## About this task
Among the lines below, list those containing the string "ROWF".
-- -- --
@@ -120,17 +177,16 @@
         S += [("fft exchange 2", "writes", "ds_write_b128", lanes(lambda l: X + 16 * (((l >> 3) + 8 * kb) * 9 + (l & 7))))]
     for r in range(8):
         S += [("fft exchange 2", "reads", "ds_read_b128", lanes(lambda l: X + 16 * (l * 9 + r)))]
-    pl = lambda l: 2 * l + 2 * (l >> 3)
+    cp = coef_patterns(coef, X)
     for r in range(8):
         if layout == "old" or r % 2 == 0:
             if layout == "old":
                 S += [("post-rotation", "twiddle rows (half rows)", "ds_read_b64", row(R_TW + r // 2, 8 * (r & 1)))]
             else:
                 S += [("post-rotation", "twiddle rows", "ds_read_b128", row(R_TW + r // 2))]
-        S += [("post-rotation", "transpose writes (2m)", "ds_write_b64", lanes(lambda l: X + 8 * (pl(l) + 144 * r)))]
-        S += [("post-rotation", "transpose writes (1023-2m)", "ds_write_b64", lanes(lambda l: X + 8 * (1149 - pl(l) - 144 * r)))]
-    for q in range(8):
-        S += [("post-rotation", "transpose reads", "ds_read_b128", lanes(lambda l: X + 16 * (9 * l) + 16 * q))]
+        S += [("post-rotation", "transpose writes (2m)", *cp["post-rotation stores"][2 * r])]
+        S += [("post-rotation", "transpose writes (1023-2m)", *cp["post-rotation stores"][2 * r + 1])]
+    S += [("post-rotation", "transpose reads", kind, ad) for kind, ad in cp["transform read-back"]]
     S += [("band statistics", "coef_ready", "ds_write_b32", one(0x8008))]
     es = [e for e in range(16) if (dirty >> e) & 1]
     if layout == "old":
@@ -181,27 +237,57 @@
     txt = open(path).read().split("\n")
     start = next(i for i, t in enumerate(txt) if re.match(r"^_ZN3flo20lossy_chain2q_kernelILb0ELj(\d+)ELb0EE.*:", t)
                  and "Lj65535E" not in t)
-    body = txt[start:]
-    e = next(i for i, t in enumerate(body) if re.match(r"^\.LBB\d+_\d+:.*_clEjS\d_S\d_S\d_S\d_\.exit", t))
-    a = max(i for i, t in enumerate(body[:e]) if re.match(r"^\.LBB\d+_\d+:\s+; %\.lr\.ph\d*$", t))
-    lab = body[e].split(":")[0]
-    c = next(i for i, t in enumerate(body) if i > a and re.search(r"s_cbranch\w*\s+" + re.escape(lab) + r"\b", t))
-    b = next(i for i, t in enumerate(body) if i > e and re.match(r"^\.LBB", t))
+    end = next(i for i in range(start, len(txt)) if "s_endpgm" in txt[i])
+    body = txt[start:end]
+    heads = [i for i, t in enumerate(body) if re.match(r"^\.LBB\d+_\d+:", t) and any("This Loop Header: Depth=2" in u for u in body[i:i + 2])]
+
+    def loop(h):
+        name = body[h].split(":")[0][2:]
+        last = max(i for i, t in enumerate(body) if re.search(r"(Header=|Parent Loop )" + name + r"\b", t))
+        e = next((i for i in range(last + 1, len(body)) if re.match(r"^\.LBB\d+_\d+:", body[i])), len(body))
+        return body[h:e]
+
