template <bool REFRACTORY, int OUT, int DBG = 0>
__global__ __launch_bounds__(512) void k_lif_seq_c32d(const uint32_t *__restrict__ spk_in, const dcll_wsrc W,
                                                       const float *__restrict__ bias, const float *__restrict__ tau4,
                                                       float *__restrict__ eps0_g, float *__restrict__ eps1_g,
                                                       float *__restrict__ arp_g, uint32_t *__restrict__ spk_out,
                                                       float *__restrict__ pv_out, float *__restrict__ v_out, int T,
                                                       int B, float alpharp, float wrp)
{
    __shared__ __attribute__((aligned(16))) float lds[2 * TP_IMGP + (NWAVE * 2 + 1) * SLOT_FLOATS];
    float *slots = lds + 2 * TP_IMGP;
    float *sbias = slots + NWAVE * 2 * SLOT_FLOATS;
    const int tid = threadIdx.x, lane = tid & 63, h = lane >> 5, j = lane & 31, px = lane & 15, rb = (lane >> 4) & 1;
    const int wi = __builtin_amdgcn_readfirstlane(tid >> 6);
    const int w = (wi & 1) | ((wi & 4) >> 1) | ((wi & 2) << 1);
    const int wq = w & 3, wpar = w >> 2;
    const long b = blockIdx.x;
    const int NP = T >> 1;
    __builtin_amdgcn_s_setprio(3);

    for (int i = tid; i < 2 * TP_IMGP; i += 512) lds[i] = 0.0f;
    for (int i = tid; i < SLOT_FLOATS; i += 512) sbias[i] = bias[(i & 3) + 8 * (i >> 8) + 4 * ((i >> 7) & 1)];

    float wf[2][49];
    load_wf_c32(W, j, w, h, wf);

    float e0[8][2];
    const int toff = (4 * w + h) * CHF + (rb + 3) * ROWF + px + 3;
    float ta[2], tm[2], tas[2], ts[2];
#pragma unroll
    for (int e = 0; e < 2; ++e) {
        ta[e] = tau4[0 * 32 + 4 * w + 2 * e + h]; tm[e] = tau4[1 * 32 + 4 * w + 2 * e + h];
        tas[e] = tau4[2 * 32 + 4 * w + 2 * e + h]; ts[e] = tau4[3 * 32 + 4 * w + 2 * e + h];
    }
    const uint32_t *in_wave = spk_in + (b * 32 + 4 * w) * 8;
    const long in_step = (long)B * 32 * 8;
    auto in_mask = [&](long t, int e, int m) -> unsigned long long {
        const uint32_t *ip = in_wave + t * in_step + 2 * e * 8 + m;
        return (unsigned long long)ip[0] | ((unsigned long long)ip[8] << 32);
    };
    __syncthreads();

    static_for<0, 8>([&](auto SC) {
        constexpr int S = decltype(SC)::value, M = tp_trace_m(S);
#pragma unroll
        for (int e = 0; e < 2; ++e) {
            const long gidx = (b * 32 + 4 * w + 2 * e + h) * 256 + 32 * M + j;
            e0[S][e] = eps0_g[gidx];
            float e1 = eps1_g[gidx];
            float *dst = lds + toff + e * 2 * CHF + 2 * M * ROWF;
            trace_update((float)((in_mask(0, e, M) >> lane) & 1ull), ta[e], tm[e], tas[e], ts[e], e0[S][e], e1);
            dst[0] = e1;
            trace_update((float)((in_mask(1, e, M) >> lane) & 1ull), ta[e], tm[e], tas[e], ts[e], e0[S][e], e1);
            dst[TP_IMGP] = e1;
        }
    });
    const uint32_t rowpk = wpar ? tp_pack(TP_ROW_B) : tp_pack(TP_ROW_A);
    const int ech = 8 * wq + 4 * h + 2 * rb;
    float arp[8][2];
#pragma unroll
    for (int s = 0; s < 8; ++s) {
        const int re = (rowpk >> (4 * ((s + w) & 7))) & 15;
#pragma unroll
        for (int k = 0; k < 2; ++k) arp[s][k] = REFRACTORY ? arp_g[(b * 32 + ech + k) * 256 + re * 16 + px] : 0.0f;
    }

    const int bbase = (4 * w + h) * CHF + (j >> 4) * TP_IMGP + (j & 15);
    const int eslot = (7 * 2 + wpar) * SLOT_FLOATS + (wq * 64 + h * 32 + px) * 4 + 2 * rb;
    const unsigned eoff = 4u * ((4 * h + 2 * rb) * 256 + px);
    const unsigned soff = (unsigned)(px >> 1) * ((unsigned)B * 1024u) + 32u * (4 * h + 2 * rb + (px & 1));
#pragma unroll
    for (int s = 0; s < 8; ++s)
#pragma unroll
        for (int k = 0; k < 2; ++k) asm volatile("" ::"v"(arp[s][k]), "v"(e0[s][k]));
#pragma unroll
    for (int cp = 0; cp < 2; ++cp)
#pragma unroll
        for (int k = 0; k < 49; ++k) asm volatile("" ::"v"(wf[cp][k]));
    __syncthreads();

    unsigned long long dbg[4] = {0, 0, 0, 0}, dbg_t0 = 0;
    if (DBG & 1) dbg_t0 = __builtin_amdgcn_s_memtime();
    float sv[2] = {0.f, 0.f};
    unsigned long long wm[2][2] = {{0, 0}, {0, 0}};
    auto tracing = [&](const int q, const int s) {
        const int P = q >> 3;
        return !(DBG & 8) && q >= 0 && (tp_trace_next(s) ? P + 1 < NP : (P >= 1 && P < NP));
    };
    auto fetch_trace_inputs = [&](const int q, auto SC) {
        constexpr int S = decltype(SC)::value, M = tp_trace_m(S);
        if (tracing(q, S)) {
            const long t2 = 2 * ((q >> 3) + (tp_trace_next(S) ? 1 : 0));
#pragma unroll
            for (int e = 0; e < 2; ++e) {
                sv[e] = lds[TP_IMGP + toff + e * 2 * CHF + 2 * M * ROWF];
                wm[e][0] = in_mask(t2, e, M);
                wm[e][1] = in_mask(t2 + 1, e, M);
            }
        }
    };
    auto stage = [&](const int g, auto SC) {
        constexpr int S = decltype(SC)::value, RA = TP_ROW_A[S], RB = TP_ROW_B[S];
        constexpr int LO = tp_lo(RA), HI = tp_hi(RB), NRH = HI - LO + 1, NR = 2 * NRH;
        unsigned long long st0 = 0, st1 = 0, st2 = 0, st3 = 0;
        if (DBG & 1) st0 = __builtin_amdgcn_s_memtime();
        const int q = g - w;
        const bool active = q >= 0 && q < 8 * NP;
        f32x16 accA, accB;
        if (active) {
            const float *inA = (w == 0) ? sbias : slots + ((w - 1) * 2) * SLOT_FLOATS;
            const float *inB = (w == 0) ? sbias : slots + ((w - 1) * 2 + 1) * SLOT_FLOATS;
            const f32x4 *spa = (const f32x4 *)inA + lane, *spb = (const f32x4 *)inB + lane;
#pragma unroll
            for (int c = 0; c < 4; ++c) {
                f32x4 va = spa[c * 64], vb = spb[c * 64];
                accA[4 * c + 0] = va[0]; accA[4 * c + 1] = va[1]; accA[4 * c + 2] = va[2]; accA[4 * c + 3] = va[3];
                accB[4 * c + 0] = vb[0]; accB[4 * c + 1] = vb[1]; accB[4 * c + 2] = vb[2]; accB[4 * c + 3] = vb[3];
            }
        }
        const int qe = g - 8;
        const bool epi = !(DBG & 8) && qe >= 0 && qe < 8 * NP;
        f32x2 v0 = {0.f, 0.f}, v1 = {0.f, 0.f};
        if (epi) {
            v0 = *(const f32x2 *)(slots + eslot);
            v1 = *(const f32x2 *)(slots + eslot + 64);
        }
        lds_cfloat *ib0 = (lds_cfloat *)(lds + bbase + (LO + 3) * ROWF), *ib1 = (lds_cfloat *)(lds + bbase + (LO + 3) * ROWF + 2 * CHF);
        asm volatile("" : "+v"(ib0), "+v"(ib1));
        float bq[2][7];
        if (active) {
#pragma unroll
            for (int kx = 0; kx < 7; ++kx) bq[0][kx] = ib0[kx];
        }
        if (tracing(q, S)) {
            float *dst = lds + toff + 2 * tp_trace_m(S) * ROWF;
#pragma unroll
            for (int e = 0; e < 2; ++e) {
                float e1 = sv[e];
#pragma unroll
                for (int dt = 0; dt < 2; ++dt) {
                    float a;
                    asm("v_cndmask_b32 %0, 0, %1, %2" : "=v"(a) : "v"(ts[e]), "s"(wm[e][dt]));
                    const float bb = tas[e] * e0[S][e];
                    e0[S][e] = a + bb;
                    const float cc = ta[e] * e1;
                    const float dd = e0[S][e] * tm[e];
                    e1 = cc + dd;
                    dst[e * 2 * CHF + dt * TP_IMGP] = e1;
                }
            }
        }
        if (epi) {
            const int te = 2 * (qe >> 3);
            const int re = (rowpk >> (4 * (g & 7))) & 15;
            const long ubase = (((long)te * B + b) * 32 + 8 * wq) * 256, ustep = (long)B * 32 * 256;
            float vv[2][2];
            unsigned long long mk[2][2];
#pragma unroll
            for (int k = 0; k < 2; ++k) {
                bool s0, s1;
                if (REFRACTORY) {
                    vv[k][0] = refractory(v0[k], arp[S][k], alpharp, wrp, s0);
                    vv[k][1] = refractory(v1[k], arp[S][k], alpharp, wrp, s1);
                } else {
                    vv[k][0] = v0[k]; vv[k][1] = v1[k];
                    s0 = v0[k] > 0.0f; s1 = v1[k] > 0.0f;
                }
                mk[k][0] = __ballot(s0); mk[k][1] = __ballot(s1);
            }
#pragma unroll
            for (int dt = 0; dt < 2; ++dt) {
                const auto prs = tile_rsrc(pv_out + ubase + dt * ustep), vrs = tile_rsrc(v_out + ubase + dt * ustep);
#pragma unroll
                for (int k = 0; k < 2; ++k) {
                    if (OUT & 1) __builtin_amdgcn_raw_buffer_store_b32(__float_as_uint(sigmoidf_dev(vv[k][dt])), prs, eoff + 4u * (k * 256), re * 64, 0);
                    if (OUT & 2) __builtin_amdgcn_raw_buffer_store_b32(__float_as_uint(vv[k][dt]), vrs, eoff + 4u * (k * 256), re * 64, 0);
                }
            }
            if (spk_out) {
                uint32_t myword = 0;
#pragma unroll
                for (int dt = 0; dt < 2; ++dt)
#pragma unroll
                    for (int k = 0; k < 2; ++k) {
                        const uint32_t mine = h ? (uint32_t)(mk[k][dt] >> 32) : (uint32_t)mk[k][dt];
                        myword = (px == k + 2 * dt) ? mine : myword;
                    }
                myword >>= 16 * rb;
                if (px < 4)
                    __builtin_amdgcn_raw_buffer_store_b16((unsigned short)myword, tile_rsrc(spk_out + (ubase >> 5)), soff, 4 * (re >> 1) + 2 * (re & 1), 0);
            }
        }
        if (DBG & 1) { asm volatile("s_waitcnt lgkmcnt(0)" ::: "memory"); st1 = __builtin_amdgcn_s_memtime(); }
        lds_barrier();
        if (DBG & 1) st2 = __builtin_amdgcn_s_memtime();
        fetch_trace_inputs(q + 1, std::integral_constant<int, (S + 1) & 7>{});
        if (active) {
#pragma unroll
            for (int r = 0; r < NR; ++r) {
                const int cp = r / NRH, rho = LO + r % NRH;
                if (r + 1 < NR) {
                    const int cpn = (r + 1) / NRH, rhon = (r + 1) % NRH;
#pragma unroll
                    for (int kx = 0; kx < 7; ++kx) bq[(r + 1) & 1][kx] = (cpn ? ib1 : ib0)[rhon * ROWF + kx];
                }
                __builtin_amdgcn_sched_barrier(0);
#pragma unroll
                for (int kx = 0; kx < 7; ++kx) {
                    if (rho >= tp_lo(RA) && rho <= tp_hi(RA))
                        accA = __builtin_amdgcn_mfma_f32_32x32x2f32(wf[cp][(rho - RA + 3) * 7 + kx], bq[r & 1][kx], accA, 0, 0, 0);
                    if (rho >= tp_lo(RB) && rho <= tp_hi(RB))
                        accB = __builtin_amdgcn_mfma_f32_32x32x2f32(wf[cp][(rho - RB + 3) * 7 + kx], bq[r & 1][kx], accB, 0, 0, 0);
                }
                __builtin_amdgcn_sched_barrier(0);
                if (cp == 1 && rho == tp_hi(RA)) {
                    f32x4 *dpa = (f32x4 *)(slots + (w * 2) * SLOT_FLOATS) + lane;
#pragma unroll
                    for (int c = 0; c < 4; ++c)
                        dpa[c * 64] = f32x4{accA[4 * c + 0], accA[4 * c + 1], accA[4 * c + 2], accA[4 * c + 3]};
                    __builtin_amdgcn_sched_barrier(0);
                }
            }
            f32x4 *dp = (f32x4 *)(slots + (w * 2 + 1) * SLOT_FLOATS) + lane;
#pragma unroll
            for (int c = 0; c < 4; ++c)
                dp[c * 64] = f32x4{accB[4 * c + 0], accB[4 * c + 1], accB[4 * c + 2], accB[4 * c + 3]};
        }
        if (DBG & 1) { asm volatile("s_waitcnt lgkmcnt(0)" ::: "memory"); st3 = __builtin_amdgcn_s_memtime(); }
        lds_barrier();
        if (DBG & 1) {
            const unsigned long long st4 = __builtin_amdgcn_s_memtime();
            dbg[0] += st1 - st0; dbg[1] += st2 - st1; dbg[2] += st3 - st2; dbg[3] += st4 - st3;
        }
    };

    const int nstage = 8 * NP + 8;
    for (int g = 0; g < nstage; ++g) {
        switch ((g - w) & 7) {
        case 0: stage(g, std::integral_constant<int, 0>{}); break;
        case 1: stage(g, std::integral_constant<int, 1>{}); break;
        case 2: stage(g, std::integral_constant<int, 2>{}); break;
        case 3: stage(g, std::integral_constant<int, 3>{}); break;
        case 4: stage(g, std::integral_constant<int, 4>{}); break;
        case 5: stage(g, std::integral_constant<int, 5>{}); break;
        case 6: stage(g, std::integral_constant<int, 6>{}); break;
        default: stage(g, std::integral_constant<int, 7>{}); break;
        }
    }

    if ((DBG & 1) && lane == 0 && b == 0) {
        unsigned long long *dp = (unsigned long long *)v_out + w * 8;
        dp[0] = __builtin_amdgcn_s_memtime() - dbg_t0;
        dp[1] = dbg[0]; dp[2] = dbg[1]; dp[3] = dbg[2]; dp[4] = dbg[3];
    }
    static_for<0, 8>([&](auto SC) {
        constexpr int S = decltype(SC)::value, M = tp_trace_m(S);
#pragma unroll
        for (int e = 0; e < 2; ++e) {
            const long gidx = (b * 32 + 4 * w + 2 * e + h) * 256 + 32 * M + j;
            eps0_g[gidx] = e0[S][e];
            eps1_g[gidx] = lds[TP_IMGP + toff + e * 2 * CHF + 2 * M * ROWF];
        }
    });
    if (REFRACTORY) {
#pragma unroll
        for (int s = 0; s < 8; ++s) {
            const int re = (rowpk >> (4 * ((s + w) & 7))) & 15;
#pragma unroll
            for (int k = 0; k < 2; ++k) arp_g[(b * 32 + ech + k) * 256 + re * 16 + px] = arp[s][k];
        }
    }
}
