template <int K, int M, bool KEYS>
__global__ void __launch_bounds__(PART_THREADS)
k_scan_count(const uint8_t* __restrict__ packed, uint64_t packed_bytes, const uint64_t* __restrict__ base_off,
             const uint32_t* __restrict__ good_len, uint64_t r_first, uint64_t n_reads , PartParams pp,
             unsigned long long* __restrict__ bucket_acc, unsigned long long* __restrict__ class_hist,
             unsigned long long* __restrict__ ovf_count, uint64_t ovf_cap, uint32_t* __restrict__ ovf_list,
             uint4* __restrict__ summaries, uint32_t* __restrict__ read_classes, ScanKeys sk)
{
    constexpr int W = K - M + 1;
    constexpr uint32_t mmask = M == 16 ? 0xFFFFFFFFu : ((1u << (2 * M)) - 1u);
    constexpr uint32_t rsh = 2 * (M - 1);
    constexpr int RUNS = SUMMARY_RUNS;
    static_assert(KTraits<K>::NK_MAX < 64, "nk takes the key's six low bits");
    extern __shared__ uint32_t smem[];
    uint32_t* runb = smem;
    uint16_t* runf = reinterpret_cast<uint16_t*>(runb + RUNS * PART_THREADS);
    uint32_t* const after_runs = reinterpret_cast<uint32_t*>(runf + RUNS * PART_THREADS);
    uint32_t* lh = nullptr;
    const uint32_t n_bins = 2u * (PART_CLASSES << pp.log2_world);
    if (class_hist) {
        lh = after_runs;
        for (uint32_t i = threadIdx.x; i < n_bins; i += PART_THREADS) lh[i] = 0;
        __syncthreads();
    }
    const int tid = threadIdx.x;
    uint32_t* st_key = after_runs;
    unsigned long long* st_base = reinterpret_cast<unsigned long long*>(st_key + SCAN_STAGE);
    uint32_t* st_h = reinterpret_cast<uint32_t*>(st_base + PART_CLASSES);
    uint32_t* st_n = st_h + PART_CLASSES;
    uint8_t* st_cls = reinterpret_cast<uint8_t*>(st_n + 1);
    const uint32_t n_cls = 1u << (pp.log2_nb - sk.ib);
    if constexpr (KEYS) {
        if (tid < PART_CLASSES) st_h[tid] = 0;
        if (tid == 0) *st_n = 0;
        __syncthreads();
    }
    auto flush = [&]() {
        const uint32_t n = *st_n;
        if (tid < (int)n_cls) { const uint32_t h = st_h[tid]; if (h) st_base[tid] = atomicAdd(&sk.fill[tid], (unsigned long long)h); st_h[tid] = 0; }
        __syncthreads();
        for (uint32_t j = tid; j < n; j += PART_THREADS) {
            const uint32_t key = st_key[j], cls = st_cls[j];
            const unsigned long long at = st_base[cls] + atomicAdd(&st_h[cls], 1u);
            if (at < sk.cap) sk.keys[cls * sk.cap + at] = key;
            else atomicAdd(&bucket_acc[(cls << sk.ib) | (key >> 6)], (1ull << 32) | (key & 63u));
        }
        __syncthreads();
        if (tid < (int)n_cls) st_h[tid] = 0;
        if (tid == 0) *st_n = 0;
        __syncthreads();
    };
    const uint32_t* words = reinterpret_cast<const uint32_t*>(packed);
    const uint64_t n_words = (packed_bytes + 3) >> 2;
    const uint32_t log2_local = pp.log2_nb - pp.log2_world;
    for (uint64_t r0 = r_first + (uint64_t)blockIdx.x * PART_THREADS; r0 < n_reads; r0 += (uint64_t)gridDim.x * PART_THREADS) {
        const uint64_t r = r0 + tid;
        const uint32_t gl = r < n_reads ? good_len[r] : 0;
        const bool live = gl >= (uint32_t)K + 1;
        uint32_t qn = 0, cmask = 0;
        uint64_t sum_lo = 0, sum_hi = 0;
        if (live) {
            const uint64_t bit0 = base_off[r] * 8;
            constexpr int NW = (2 * W + 30 + 31) / 32, NA = (2 * W + 31) / 32;
            auto load = [&](uint64_t bit, uint32_t (&w)[NW]) {
                const uint64_t wi = bit >> 5;
#pragma unroll
                for (int k = 0; k < NW; ++k) {
                    const uint64_t i = wi + k;
                    const uint32_t v = words[i < n_words ? i : n_words - 1];
                    w[k] = i < n_words ? v : 0u;
                }
            };
            uint64_t nbit = bit0 + 2 * (M - 1);
            uint32_t nw[NW];
            load(nbit, nw);
            uint32_t f = 0, rc = 0;
            {
                const uint64_t wi = bit0 >> 5;
                const uint32_t w0 = words[wi < n_words ? wi : n_words - 1], w1 = words[wi + 1 < n_words ? wi + 1 : n_words - 1];
                const uint32_t pw = alignbit(wi + 1 < n_words ? w1 : 0u, wi < n_words ? w0 : 0u, (uint32_t)bit0 & 31u);
#pragma unroll
                for (int j = 0; j < M - 1; ++j) { const uint32_t b = (pw >> (2 * j)) & 3u; f = ((f << 2) | b) & mmask; rc = (rc >> 2) | ((3u - b) << rsh); }
            }
            const uint32_t n_mmers = gl - M + 1;
            uint32_t arr[W], sidxw[(W + 3) / 4];
            auto sidx_get = [&](int i) -> uint32_t { return (sidxw[i >> 2] >> (8 * (i & 3))) & 255u; };
            auto sidx_set = [&](int i, uint32_t v) { const uint32_t sh = 8u * (uint32_t)(i & 3); sidxw[i >> 2] = (sidxw[i >> 2] & ~(255u << sh)) | (v << sh); };
#pragma unroll
            for (int i = 0; i < (W + 3) / 4; ++i) sidxw[i] = 0;
            uint32_t P = 0, Pi = 0;
            uint32_t cur_b = 0, cur_nk = 0, cur_rel = 0;
            auto close_run = [&]() {
                if (qn < (uint32_t)RUNS) {
                    runb[qn * PART_THREADS + tid] = cur_b;
                    runf[qn * PART_THREADS + tid] = (uint16_t)(cur_nk | (cur_rel << 6));
                } else {
                    if (lh) { const uint32_t bin = class_bin(cur_b, pp); atomicAdd(&lh[bin], 1u); atomicAdd(&lh[(PART_CLASSES << pp.log2_world) + bin], cur_nk); }
                    else atomicAdd(&bucket_acc[cur_b], (1ull << 32) | cur_nk);
                    cmask |= 1u << sweep_class_of(cur_b & ((1u << log2_local) - 1u), log2_local);
                }
                ++qn;
            };
            for (uint32_t t0 = 0; t0 < n_mmers; t0 += W) {
                uint32_t a[NA];
                {
                    const uint32_t sh = (uint32_t)nbit & 31u;
#pragma unroll
                    for (int i = 0; i < NA; ++i) a[i] = alignbit(i + 1 < NW ? nw[i + 1] : 0u, nw[i], sh);
                }
                nbit += 2 * W;
                load(nbit, nw);
                static_for<0, W>([&](auto bi_c) {
                    constexpr int bi = decltype(bi_c)::value;
                    if (t0 + (uint32_t)bi < n_mmers) {
                        const uint32_t b = (a[(2 * bi) >> 5] >> ((2 * bi) & 31)) & 3u;
                        f = ((f << 2) | b) & mmask;
                        rc = (rc >> 2) | ((3u - b) << rsh);
                        const uint32_t h = mmer_hash(f < rc ? f : rc);
                        const bool newmin = bi == 0 || h < P;
                        P = newmin ? h : P;
                        Pi = newmin ? (uint32_t)bi : Pi;
                        const bool first = t0 == 0;
                        if (!first || bi == W - 1) {
                            uint32_t mv = P;
                            bool older = false;
                            if constexpr (bi != W - 1) { older = arr[bi + 1] < mv; mv = older ? arr[bi + 1] : mv; }
                            const uint32_t bucket = bucket_of(mv, pp);
                            const bool open = first || bucket != cur_b || cur_nk == (uint32_t)KTraits<K>::NK_MAX;
                            if (open && !first) close_run();
                            const uint32_t rel = (bi != W - 1 && older) ? sidx_get(bi + 1 < W ? bi + 1 : 0) - (uint32_t)bi - 1u : (uint32_t)(W - 1 - bi) + Pi;
                            cur_rel = open ? rel : cur_rel;
                            cur_nk = open ? 1u : cur_nk + 1u;
                            cur_b = open ? bucket : cur_b;
                        }
                        arr[bi] = h;
                        if (bi == W - 1) {
                            uint32_t run = h, ri = W - 1;
                            sidx_set(W - 1, W - 1);
                            static_for<0, W - 1>([&](auto j_c) {
                                constexpr int i = W - 2 - decltype(j_c)::value;
                                const bool lt = arr[i] < run; run = lt ? arr[i] : run; arr[i] = run; ri = lt ? (uint32_t)i : ri; sidx_set(i, ri);
                            });
                        }
                    }
                });
            }
            close_run();
        }
        const uint32_t mine = min(qn, (uint32_t)RUNS);
        for (uint32_t i = 0; KEYS ? __syncthreads_or(i < mine) != 0 : __ballot(i < mine) != 0ull; ++i) {
            const bool has = i < mine;
            uint32_t cb = 0, nk = 0;
            if (has) {
                cb = runb[i * PART_THREADS + tid];
                const uint64_t fld = runf[i * PART_THREADS + tid];
                nk = (uint32_t)fld & 63u;
                const uint32_t bfld = 8u + 12u * i;
                if (bfld < 64u) { sum_lo |= fld << bfld; if (bfld > 52u) sum_hi |= fld >> (64u - bfld); } else sum_hi |= fld << (bfld - 64u);
                if constexpr (!KEYS) {
                    if (lh) { const uint32_t bin = class_bin(cb, pp); atomicAdd(&lh[bin], 1u); atomicAdd(&lh[(PART_CLASSES << pp.log2_world) + bin], nk); }
                    else atomicAdd(&bucket_acc[cb], (1ull << 32) | nk);
                }
                cmask |= 1u << sweep_class_of(cb & ((1u << log2_local) - 1u), log2_local);
            }
            if constexpr (KEYS) {
                const uint64_t m = __ballot(has);
                if (m) {
                    const uint32_t rk = __builtin_amdgcn_mbcnt_hi((uint32_t)(m >> 32), __builtin_amdgcn_mbcnt_lo((uint32_t)m, 0u));
                    const int lead = __ffsll((unsigned long long)m) - 1;
                    uint32_t at = 0;
                    if (has && rk == 0) at = atomicAdd(st_n, (uint32_t)__popcll(m));
                    at = __shfl(at, lead) + rk;
                    if (has) {
                        const uint32_t cls = cb >> sk.ib;
                        st_key[at] = ((cb & ((1u << sk.ib) - 1u)) << 6) | nk;
                        st_cls[at] = (uint8_t)cls;
                        atomicAdd(&st_h[cls], 1u);
                    }
                }
                __syncthreads();
                if (*st_n > (uint32_t)(SCAN_STAGE - PART_THREADS)) flush();
            }
        }
        if (r < n_reads) {
            const uint64_t lo = sum_lo | (qn <= (uint32_t)SUMMARY_RUNS ? qn : SUMMARY_OVERFLOW);
            summaries[r] = uint4{(uint32_t)lo, (uint32_t)(lo >> 32), (uint32_t)sum_hi, (uint32_t)(sum_hi >> 32)};
            if (read_classes) read_classes[r] = cmask;
        }
        if (qn > (uint32_t)SUMMARY_RUNS) {
            const unsigned long long at = atomicAdd(ovf_count, 1ull);
            if (at < ovf_cap) ovf_list[at] = (uint32_t)r;
        }
    }
    if constexpr (KEYS) { __syncthreads(); if (*st_n) flush(); }
    if (lh) {
        __syncthreads();
        for (uint32_t i = threadIdx.x; i < n_bins; i += PART_THREADS) if (lh[i]) atomicAdd(&class_hist[i], (unsigned long long)lh[i]);
    }
}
-- -- --
## Finished task
    const int toff = (4 * w + h) * CHF + (rb + 3) * ROWF + px + 3;
            float *dst = lds + toff + e * 2 * CHF + 2 * M * ROWF;
                sv[e] = lds[TP_IMGP + toff + e * 2 * CHF + 2 * M * ROWF];
        lds_cfloat *ib0 = (lds_cfloat *)(lds + bbase + (LO + 3) * ROWF), *ib1 = (lds_cfloat *)(lds + bbase + (LO + 3) * ROWF + 2 * CHF);
            float *dst = lds + toff + 2 * tp_trace_m(S) * ROWF;
                    for (int kx = 0; kx < 7; ++kx) bq[(r + 1) & 1][kx] = (cpn ? ib1 : ib0)[rhon * ROWF + kx];
            eps1_g[gidx] = lds[TP_IMGP + toff + e * 2 * CHF + 2 * M * ROWF];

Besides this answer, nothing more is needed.